In conclusion, stack implementation using arrays offers a robust solution for managing data in various computational tasks. While arrays provide efficiency and simplicity in accessing elements, their fixed size and time efficiency of array-based stack operations make them invaluable in numerous applications.

Stacks play a pivotal role in streamlining operations and optimizing resource usage. They are used in web browser history management, function call tracking in software development, and much more.

We hope this tutorial helped you understand the implementation of stacks using arrays. Now, go ahead and do it on your own like a pro.

FAQs

1. How stacks are implemented using arrays?

Stacks are implemented using arrays by utilizing the Last-In-First-Out (LIFO) principle, where elements are added and removed from the end of the array, simulating the behavior of a stack.

2. What is an array and linked implementation of the stack?

Array implementation of stacks uses a fixed-size array to store elements. In contrast, the linked implementation uses a linked list structure where each element points to the next one, offering flexibility in size.

3. What is the value of the top in the stack when implemented using an array?

The value of “top” in a stack implemented using an array represents the index of the topmost element in the array.

4. How to implement a stack using arrays in Java?

Java array-based stack implementation involves creating a class that contains methods to push, pop, and peek elements in the array and also managing the "top" pointer. What is the implementation of stacks?

An implementation of a stack is concerned with the underlying data structure as well as actions performed upon it like push, pop, and peek.

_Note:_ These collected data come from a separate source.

int temx_plan_create(temx_plan** out, int device, int64_t ncol, int L, int M,
                     const double* lat_deg_host, const double* lat_out_deg_host, int flags) try {
  if (!out || !lat_deg_host || !lat_out_deg_host) return fail(TEMX_EINVAL, "null argument");
  *out = nullptr;
  if (ncol < 1 || M < 1 || L < 0) return fail(TEMX_EINVAL, "ncol, M must be >= 1 and L >= 0");
  if (L > 511) return fail(TEMX_EUNSUPPORTED, "L = %d: this version supports L <= 511", L);
  int ndev = 0;
  HIPCHK(hipGetDeviceCount(&ndev));
  if (device < 0 || device >= ndev) return fail(TEMX_EHIP, "device %d not available (%d visible)", device, ndev);
  HIPCHK(hipSetDevice(device));
  hipDeviceProp_t prop;
  HIPCHK(hipGetDeviceProperties(&prop, device));
  if (strncmp(prop.gcnArchName, "gfx950", 6) != 0)
    return fail(TEMX_EUNSUPPORTED, "libtemx is built for gfx950 (MI355X); device is %s", prop.gcnArchName);

  temx_plan* pl = new temx_plan();
  pl->device = device;
  pl->no_qr = (flags & TEMX_NO_QR) != 0;
  const double tol_dflt = (flags & TEMX_LAT_TOL_F32) ? 1e-8 : 1e-11;
  pl->num_cu = prop.multiProcessorCount > 0 ? prop.multiProcessorCount : 256;
  pl->N = ncol;
  pl->nchunk = (ncol + 15) / 16;
  pl->L = L;
  pl->K = L + 1;
  pl->TB = pl->K <= 16 ? 4 : (pl->K <= 32 ? 8 : (pl->K <= 52 ? 13 : 16));
  pl->stride = pl->TB;
  if (pl->K > 64) {
    pl->large = true;
    pl->nslice = (pl->K + 63) / 64;
    pl->stride = 16 * pl->nslice;
  }
  pl->K4 = 4 * pl->stride;
  pl->M = M;
  pl->lat_out_deg.assign(lat_out_deg_host, lat_out_deg_host + M);
  pl->h_lat.assign(lat_deg_host, lat_deg_host + ncol);
  int rc = TEMX_OK;
  auto bail = [&](int code) {
    temx_plan_destroy(pl);
    return code;
  };

  const double d2r = M_PI / 180.0;
  std::vector<double> xs((size_t)std::max<int64_t>(ncol, M));
  for (int64_t i = 0; i < ncol; ++i) xs[i] = std::cos((90.0 - lat_deg_host[i]) * d2r);
  if ((rc = upload(pl->x, xs.data(), (size_t)ncol * 8))) return bail(rc);
  std::vector<double> norm((size_t)std::max(64, pl->K4), 0.0);
  for (int l = 0; l < pl->K; ++l) norm[l] = std::sqrt((2.0 * l + 1.0) / (4.0 * M_PI));
  if ((rc = upload(pl->norm, norm.data(), norm.size() * 8))) return bail(rc);
  const int zero[2] = {0, 0};
  if ((rc = upload(pl->flag, zero, sizeof(zero)))) return bail(rc);

  if ((rc = pl->Y0.ensure((size_t)ncol * pl->K * 8))) return bail(rc);
  if ((rc = pl->yblk.ensure((size_t)(pl->nchunk + 1) * 4 * pl->stride * 16 * 8))) return bail(rc);
  if (hipMemset(pl->yblk.p, 0, pl->yblk.bytes) != hipSuccess) return bail(fail(TEMX_EHIP, "hipMemset of the Y0 blocks failed"));
  if ((rc = build_basis(pl, nullptr, nullptr, pl->Y0.d(), pl->yblk.d()))) return bail(rc);

  for (int m = 0; m < M; ++m) xs[m] = std::cos((90.0 - lat_out_deg_host[m]) * d2r);
  if ((rc = upload(pl->xo, xs.data(), (size_t)M * 8))) return bail(rc);
  if ((rc = pl->Y0p.ensure((size_t)M * pl->K * 8))) return bail(rc);
  if ((rc = pl->Qp.ensure((size_t)M * pl->K * 8))) return bail(rc);
  if ((rc = build_out_basis(pl, nullptr, pl->Y0p.d(), false))) return bail(rc);
  if ((rc = build_out_basis(pl, nullptr, pl->Qp.d(), true))) return bail(rc);

  {
    if ((rc = pl->G.ensure((size_t)pl->K * pl->K * 8))) return bail(rc);
    if ((rc = pl->Ginv.ensure((size_t)pl->K * pl->K * 8))) return bail(rc);
    Split sp = choose_split(pl->K, pl->nchunk, 2 * pl->num_cu);
    if ((rc = pl->partial.ensure((size_t)sp.nsplit * std::min(pl->K, 64) * pl->K * 8))) return bail(rc);
    FieldPtrs<1> fp;
    fp.p[0] = pl->Y0.p;
    if ((rc = project_all<1>(pl, fp, TEMX_F64, pl->K, nullptr, -1, sp, pl->G.d(), 0))) return bail(rc);
    hipError_t e = hipDeviceSynchronize();
    if (e != hipSuccess) return bail(fail(TEMX_EHIP, "gram kernel failed: %s", hipGetErrorString(e)));
  }
  {
    const int nhalf = (pl->K + 1) / 2;
    const int tbs = (nhalf + 3) / 4;
    pl->TBS = tbs <= 2 ? 2 : (tbs <= 4 ? 4 : (tbs <= 7 ? 7 : 8));
  }
  {
    const char* e0 = getenv("TEMX_NO_SYM");
    const char* e1 = getenv("TEMX_NO_CLS");
    ClassTables ct;
    if ((!pl->large || pl->K <= 256) && !(flags & (TEMX_NO_SYMMETRY | TEMX_NO_CLASSES)) && !(e0 && e0[0] == '1') &&
        !(e1 && e1[0] == '1') &&
        build_classes(lat_deg_host, ncol, ct, sym_tol_deg(tol_dflt), (flags & TEMX_LAT_TOL_F32) ? (size_t)TEMX_F32_SIDE_CAP : 0, TEMX_F32_SIDE_KEEP)) {
      if ((rc = upload(pl->crow, ct.crow.data(), ct.crow.size() * sizeof(int)))) return bail(rc);

      if ((rc = upload(pl->ccnt, ct.cnt.data(), ct.cnt.size() * 8))) return bail(rc);
      if ((rc = upload(pl->xc, ct.xc.data(), ct.xc.size() * 8))) return bail(rc);
      pl->h_xc = ct.xc;
      pl->h_cnt = ct.cnt;
      pl->h_crow = ct.crow;
      if (const char* dp = getenv("TEMX_DUMP_CROW")) {
        if (FILE* fh = fopen(dp, "wb")) {
          const int32_t hdr[2] = {(int32_t)ct.ngroups, (int32_t)ct.crow.size()};
          fwrite(hdr, 4, 2, fh);
          fwrite(ct.gbatch0.data(), 4, (size_t)ct.ngroups + 1, fh);
          fwrite(ct.crow.data(), 4, ct.crow.size(), fh);
          fclose(fh);
        }
      }
      pl->cls_npad = (ct.ngroups + 1) * 4;
      pl->gbatch0 = std::move(ct.gbatch0);
      pl->cgroups = ct.ngroups;
      pl->cbatches = ct.nbatch;
      pl->ncls = ct.ncls;
      pl->cls_max_side = ct.max_side;
      if (pl->large) {
        pl->ycls_lstride = (ct.ngroups + 1) * 256;
        if ((rc = pl->ycls_l.ensure((size_t)pl->nslice * pl->ycls_lstride * 8))) return bail(rc);
// ... 212 lines not shown
  HIPCHK(hipSetDevice(pl->device));
  hipStream_t st = S_(stream);
  const size_t KK = (size_t)pl->K * pl->K * 8;
  switch (which) {
    case TEMX_MAT_Y0:
      HIPCHK(hipMemcpyAsync(dst, pl->Y0.p, (size_t)pl->N * pl->K * 8, hipMemcpyDeviceToDevice, st));
      return TEMX_OK;
    case TEMX_MAT_Y0P:
      HIPCHK(hipMemcpyAsync(dst, pl->Y0p.p, (size_t)pl->M * pl->K * 8, hipMemcpyDeviceToDevice, st));
      return TEMX_OK;
    case TEMX_MAT_GRAM:
      if (!pl->h_G_own.empty()) {
        HIPCHK(hipStreamSynchronize(st));
        HIPCHK(hipMemcpy(dst, pl->h_G_own.data(), KK, hipMemcpyHostToDevice));
        return TEMX_OK;
      }
      HIPCHK(hipMemcpyAsync(dst, pl->G.p, KK, hipMemcpyDeviceToDevice, st));
      return TEMX_OK;
    case TEMX_MAT_GINV:
      if (!pl->finalized) return fail(TEMX_ESTATE, "plan not finalised");
      HIPCHK(hipMemcpyAsync(dst, pl->GinvA.p, KK, hipMemcpyDeviceToDevice, st));
      return TEMX_OK;
    case TEMX_MAT_Y0INV:
      if (!pl->finalized) return fail(TEMX_ESTATE, "plan not finalised");
      hipLaunchKernelGGL(y0inv_kernel, dim3((unsigned)((pl->N + 255) / 256)), dim3(256), 0, st, pl->Y0.d(),
                         pl->GinvA.d(), pl->N, pl->K, dst);
      HIPCHK(hipGetLastError());
      return TEMX_OK;
    case TEMX_MAT_GRAM2: {
      if (!pl->finalized) return fail(TEMX_ESTATE, "plan not finalised");
      if (!pl->qbasis) {
        std::vector<double> I((size_t)pl->K * pl->K, 0.0);
        for (int k = 0; k < pl->K; ++k) I[(size_t)k * pl->K + k] = 1.0;
        HIPCHK(hipStreamSynchronize(st));
        HIPCHK(hipMemcpy(dst, I.data(), KK, hipMemcpyHostToDevice));
        return TEMX_OK;
      }
      if (int rc2 = gram_of_q(pl)) return rc2;
      HIPCHK(hipMemcpyAsync(dst, pl->G2.p, KK, hipMemcpyDeviceToDevice, st));
      return TEMX_OK;
    }
    case TEMX_MAT_GX:
    case TEMX_MAT_GSUB: {
      if (!pl->os_built) return fail(TEMX_ESTATE, "the single-sweep tables are not built (temx_plan_set_tem on a plan that takes that form)");
      const std::vector<double>& h = which == TEMX_MAT_GX ? pl->h_Gx_own : pl->h_Gs;
      HIPCHK(hipStreamSynchronize(st));
      HIPCHK(hipMemcpy(dst, h.data(), h.size() * 8, hipMemcpyHostToDevice));
      return TEMX_OK;
    }
    case TEMX_MAT_COVERAGE:
      if (pl->miss_cov_D < 0) return fail(TEMX_ESTATE, "no masked run on this plan yet (TEMX_OPT_MISSING = 1)");
      HIPCHK(hipMemcpyAsync(dst, pl->mcov.p, (size_t)pl->M * pl->miss_cov_D * 8, hipMemcpyDeviceToDevice, st));
      return TEMX_OK;
    default:
      return fail(TEMX_EINVAL, "unknown matrix id %d", which);
  }
} TEMX_CATCH

int temx_plan_set_os_matrices(temx_plan* pl, const double* Gx_host, const double* Gs_host) try {
  if (!pl || !Gx_host || !Gs_host) return fail(TEMX_EINVAL, "null argument");
  if (!pl->os_built) return fail(TEMX_ESTATE, "the single-sweep tables are not built");
  HIPCHK(hipSetDevice(pl->device));
  const int KR = pl->KR;
  std::vector<long double> Li;
  std::vector<double> Gi((size_t)KR * KR);
  if (spd_factor(Gs_host, KR, Li) != 0)
    return fail(TEMX_ERANK, "the subsample of latitude classes does not determine a degree-%d reference", KR - 1);
  inverse_from_factor(Li, KR, Gi.data());
  HIPCHK(hipDeviceSynchronize());
  if (int rc = upload(pl->Gsinv, Gi.data(), Gi.size() * 8)) return rc;
  if (int rc = upload(pl->Gx, Gx_host, (size_t)pl->K * pl->KX * 8)) return rc;
  pl->h_Gx.assign(Gx_host, Gx_host + (size_t)pl->K * pl->KX);
  if (int rc = os_upload_blocks(pl)) return rc;
  pl->os_need_global = false;
  pl->os_valid = false;
  return TEMX_OK;
} TEMX_CATCH

int temx_project(temx_plan* pl, const void* A, int dtype, int64_t D, double* B, void* stream) try {
  if (pl && miss_mode(pl)) return miss_refuse("temx_project");
  if (!pl || !A || !B) return fail(TEMX_EINVAL, "null argument");
  if (D < 1 || D >= ((int64_t)1 << 28)) return fail(TEMX_EINVAL, "D must be in [1, 2^28)");
  HIPCHK(hipSetDevice(pl->device));
  if (bin_mode(pl)) return bin_project_op(pl, A, dtype, D, B, S_(stream));
  FieldPtrs<1> fp;
  fp.p[0] = A;
  if (pl->cls) {
    Split spc = choose_split(D, std::max<int64_t>(1, pl->cbatches / 4), CLS_PROJ_E_WPS * pl->num_cu, 4);
    int rcc = pl->partial.ensure((size_t)spc.nsplit * pl->K * D * 8);
    if (rcc) return rcc;
    if ((rcc = launch_project_cls<1>(pl, fp, dtype, D, nullptr, -1, pl->partial.d(), spc, S_(stream)))) return rcc;
    return launch_reduce(pl, pl->partial.d(), spc.nsplit, (int64_t)pl->K * D, B, S_(stream));
  }
  Split sp = choose_split(D, pl->nchunk, 2 * pl->num_cu);
  int rc = pl->partial.ensure((size_t)sp.nsplit * std::min(pl->K, 64) * D * 8);
  if (rc) return rc;
  return project_all<1>(pl, fp, dtype, D, nullptr, -1, sp, B, S_(stream));
} TEMX_CATCH

int temx_zonal_mean_from_sums(temx_plan* pl, const double* B, int64_t D, double* out, int native,
                              void* stream) try {
  if (pl && miss_mode(pl)) return miss_refuse("temx_zonal_mean_from_sums");
  if (pl && bin_refused(pl)) return bin_refuse("temx_zonal_mean_from_sums");
  if (!pl || !B || !out) return fail(TEMX_EINVAL, "null argument");
  if (!pl->finalized) return fail(TEMX_ESTATE, "plan not finalised");
  HIPCHK(hipSetDevice(pl->device));
  int rc;
  if (!native) return launch_solve(pl, B, 1, D, nullptr, out, S_(stream));
  if ((rc = pl->opC.ensure((size_t)pl->K4 * D * 8))) return rc;
  if ((rc = launch_solve(pl, B, 1, D, pl->opC.d(), nullptr, S_(stream)))) return rc;
  return launch_recon(pl, D, pl->opC.d(), out, S_(stream));
} TEMX_CATCH

int temx_zonal_mean(temx_plan* pl, const void* A, int dtype, int64_t D, double* out, int native,
                    void* stream) try {
  if (!pl || !A || !out) return fail(TEMX_EINVAL, "null argument");
  if (!pl->finalized) return fail(TEMX_ESTATE, "plan not finalised");
  if (miss_mode(pl)) return miss_zonal_mean(pl, A, dtype, D, out, native, S_(stream));
  if (bin_mode(pl)) return bin_zonal_mean(pl, A, dtype, D, out, native, S_(stream));
  int rc = pl->opB.ensure((size_t)pl->K * std::max<int64_t>(D, 1) * 8);
  if (rc) return rc;
  if ((rc = temx_project(pl, A, dtype, D, pl->opB.d(), stream))) return rc;
  return temx_zonal_mean_from_sums(pl, pl->opB.d(), D, out, native, stream);
} TEMX_CATCH

struct FormChoice {
  bool two_pass;
  bool force_op;
  int os;
};
static FormChoice form_choice(const temx_plan* pl) {
  FormChoice c{false, false, -1};
  if (bin_mode(pl)) return FormChoice{true, false, 0};
  switch (pl->opt_form) {
    case TEMX_FORM_TWO_PASS: c.two_pass = true; c.os = 0; break;
    case TEMX_FORM_CLASS_SUMS: c.force_op = true; c.os = 0; break;
    case TEMX_FORM_SINGLE_SWEEP: c.force_op = true; c.os = 1; break;
    case TEMX_FORM_NO_SINGLE_SWEEP: c.os = 0; break;
    default: break;
  }
  if (const char* e = getenv("TEMX_TWO_PASS")) c.two_pass = e[0] == '1';
  if (const char* e = getenv("TEMX_ONE_PASS")) c.force_op = c.force_op || e[0] == '1';
  if (const char* e = getenv("TEMX_SINGLE_SWEEP")) c.os = e[0] == '0' ? 0 : (e[0] == '1' ? 1 : c.os);
  return c;
}
static bool tile_map(int opt, const char* env) {
  if (const char* e = getenv(env)) return !strcmp(e, "tile");
  return opt == 1;
}
static bool os_barrier_wanted(const temx_plan* pl) {
  if (const char* e = getenv("TEMX_OS_SYNC")) return !strcmp(e, "barrier");
  return pl->opt_os_sync == 1;
}
static bool tracer_one_pass_wanted(const temx_plan* pl) {
  if (const char* e = getenv("TEMX_TRACER_ONE_PASS")) return e[0] == '1';
  return pl->opt_tracer_one_pass == 1;
}

static int bin_check(const temx_plan* pl);
static int bin_set_tem(temx_plan* pl);

int temx_plan_configure(temx_plan* pl, int option, int value) try {
  if (!pl) return fail(TEMX_EINVAL, "null plan");
  switch (option) {
    case TEMX_OPT_FORM:
      if (value < -1 || value > TEMX_FORM_NO_SINGLE_SWEEP) return fail(TEMX_EINVAL, "TEMX_OPT_FORM: unknown form %d", value);
      pl->opt_form = value;
      break;
    case TEMX_OPT_OS_MAP: pl->opt_os_map = value; break;
    case TEMX_OPT_OP_MAP: pl->opt_op_map = value; break;
    case TEMX_OPT_TRACER_ONE_PASS: pl->opt_tracer_one_pass = value; break;
    case TEMX_OPT_OS_SUBSAMPLE:
      if (value < 4) return fail(TEMX_EINVAL, "TEMX_OPT_OS_SUBSAMPLE: at least 4 class-groups");
      if (pl->os_built && value != pl->os_keep) return fail(TEMX_ESTATE, "the single-sweep tables of this plan are built: set the subsample before temx_plan_set_tem");
      pl->os_keep = value;
      break;
    case TEMX_OPT_SINGLE_SWEEP_MIN_GROUPS: pl->opt_single_sweep_min_groups = value; break;
    case TEMX_OPT_OS_CONTRACT: pl->opt_os_contract = value; break;
    case TEMX_OPT_MISSING:
      if (value != 0 && value != 1) return fail(TEMX_EINVAL, "TEMX_OPT_MISSING: 0 (raise) or 1 (mask), got %d", value);
      if (value == 1) {
        if (bin_mode(pl)) return fail(TEMX_EUNSUPPORTED, "missing-value mode is not available while latitude bins are in effect (TEMX_OPT_LAT_BINS)");
        if (int rc = miss_check(pl)) return rc;
      }
      pl->opt_missing = value;
      pl->miss_valid = false;
      break;
    case TEMX_OPT_MIN_COVERAGE:
      if (value < 0 || value > 1000) return fail(TEMX_EINVAL, "TEMX_OPT_MIN_COVERAGE: per mille in 0..1000, got %d", value);
      pl->opt_min_cov = value;
      break;
    case TEMX_OPT_MISSING_WEIGHT:
      if (value < 4 || value > 14) return fail(TEMX_EINVAL, "TEMX_OPT_MISSING_WEIGHT: tau = 10^-value, value in 4..14, got %d", value);
      pl->opt_miss_w = value;
      break;
    case TEMX_OPT_OS_SYNC:
      if (value != 0 && value != 1) return fail(TEMX_EINVAL, "TEMX_OPT_OS_SYNC: 0 (flags) or 1 (barriers), got %d", value);
      pl->opt_os_sync = value;
      break;
    case TEMX_OPT_LAT_BINS: {
      const int B = value == -1 ? BIN_DEFAULT : value;
      if (B != 0) {
        if (!bin_count_ok(B)) return fail(TEMX_EINVAL, "TEMX_OPT_LAT_BINS: 0 (off), -1 (default, %d) or one of 128, 256, 512, 1024, 2048, got %d", BIN_DEFAULT, value);
        if (int rc = bin_check(pl)) return rc;
        if (bin_degree(pl->L, B) == 0)
          return fail(TEMX_EINVAL, "TEMX_OPT_LAT_BINS: (L, B) = (%d, %d): no Chebyshev degree up to %d keeps the basis rows to %.0e; use more bins",
                      pl->L, B, BIN_MAX_DEGREE, BIN_BOUND);
      }
      pl->opt_lat_bins = B;
      pl->bin_J = B ? bin_degree(pl->L, B) : 0;
      break;
    }
    case TEMX_OPT_BIN_DEGREE: return fail(TEMX_EINVAL, "TEMX_OPT_BIN_DEGREE is chosen by the library (read it with temx_plan_option)");
    default: return fail(TEMX_EINVAL, "unknown option %d", option);
  }
  pl->tem = false;
  return TEMX_OK;
} TEMX_CATCH

int temx_plan_option(const temx_plan* pl, int option) try {
  if (!pl) return -1;
  switch (option) {
    case TEMX_OPT_FORM:
      if (miss_mode(pl)) return TEMX_FORM_MASKED;
      if (bin_mode(pl)) return TEMX_FORM_BINNED;
      return pl->os_on ? TEMX_FORM_SINGLE_SWEEP : ((pl->cls && pl->onepass) || (pl->lcls && pl->lone) ? TEMX_FORM_CLASS_SUMS : TEMX_FORM_TWO_PASS);
    case TEMX_OPT_OS_MAP: return tile_map(pl->opt_os_map, "TEMX_OS_MAP") ? 1 : 0;
    case TEMX_OPT_OP_MAP: return tile_map(pl->opt_op_map, "TEMX_OP_MAP") ? 1 : 0;
    case TEMX_OPT_TRACER_ONE_PASS: return tracer_one_pass_wanted(pl) ? 1 : 0;
    case TEMX_OPT_OS_SUBSAMPLE: return pl->os_keep;
    case TEMX_OPT_SINGLE_SWEEP_MIN_GROUPS: return pl->opt_single_sweep_min_groups;
    case TEMX_OPT_OS_CONTRACT: return pl->osc_lds ? 1 : 0;
    case TEMX_OPT_MISSING: return pl->opt_missing;
    case TEMX_OPT_MIN_COVERAGE: return pl->opt_min_cov;
    case TEMX_OPT_MISSING_WEIGHT: return pl->opt_miss_w;
    case TEMX_OPT_OS_SYNC: return os_barrier_wanted(pl) ? 1 : 0;
    case TEMX_OPT_LAT_BINS: return pl->opt_lat_bins;
    case TEMX_OPT_BIN_DEGREE: return pl->bin_J;
    default: return -1;
  }
} TEMX_CATCH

5. How do you implement an array?

Implementing an array involves declaring a variable of the required type followed by square brackets containing the size of the array thus: int[] myArray = new int[size];

6. What is array-based implementation?

The array-based implementation for stacks employs an array as its fundamental data structure for storage and efficient execution of various operations on stacks.

7. Which implementation is best for stack?

In case one wants to implement a stack, then this will depend on certain factors such as specific peculiarities of application requirements, patterns for expected use, performance concerns, and so forth.

8. What is a good implementation of a stack?

A good implementation would have to be fast, easily understandable, and secure enough. It should guarantee proper execution in all these cases such as pushing, popping, peeking, or isEmpty.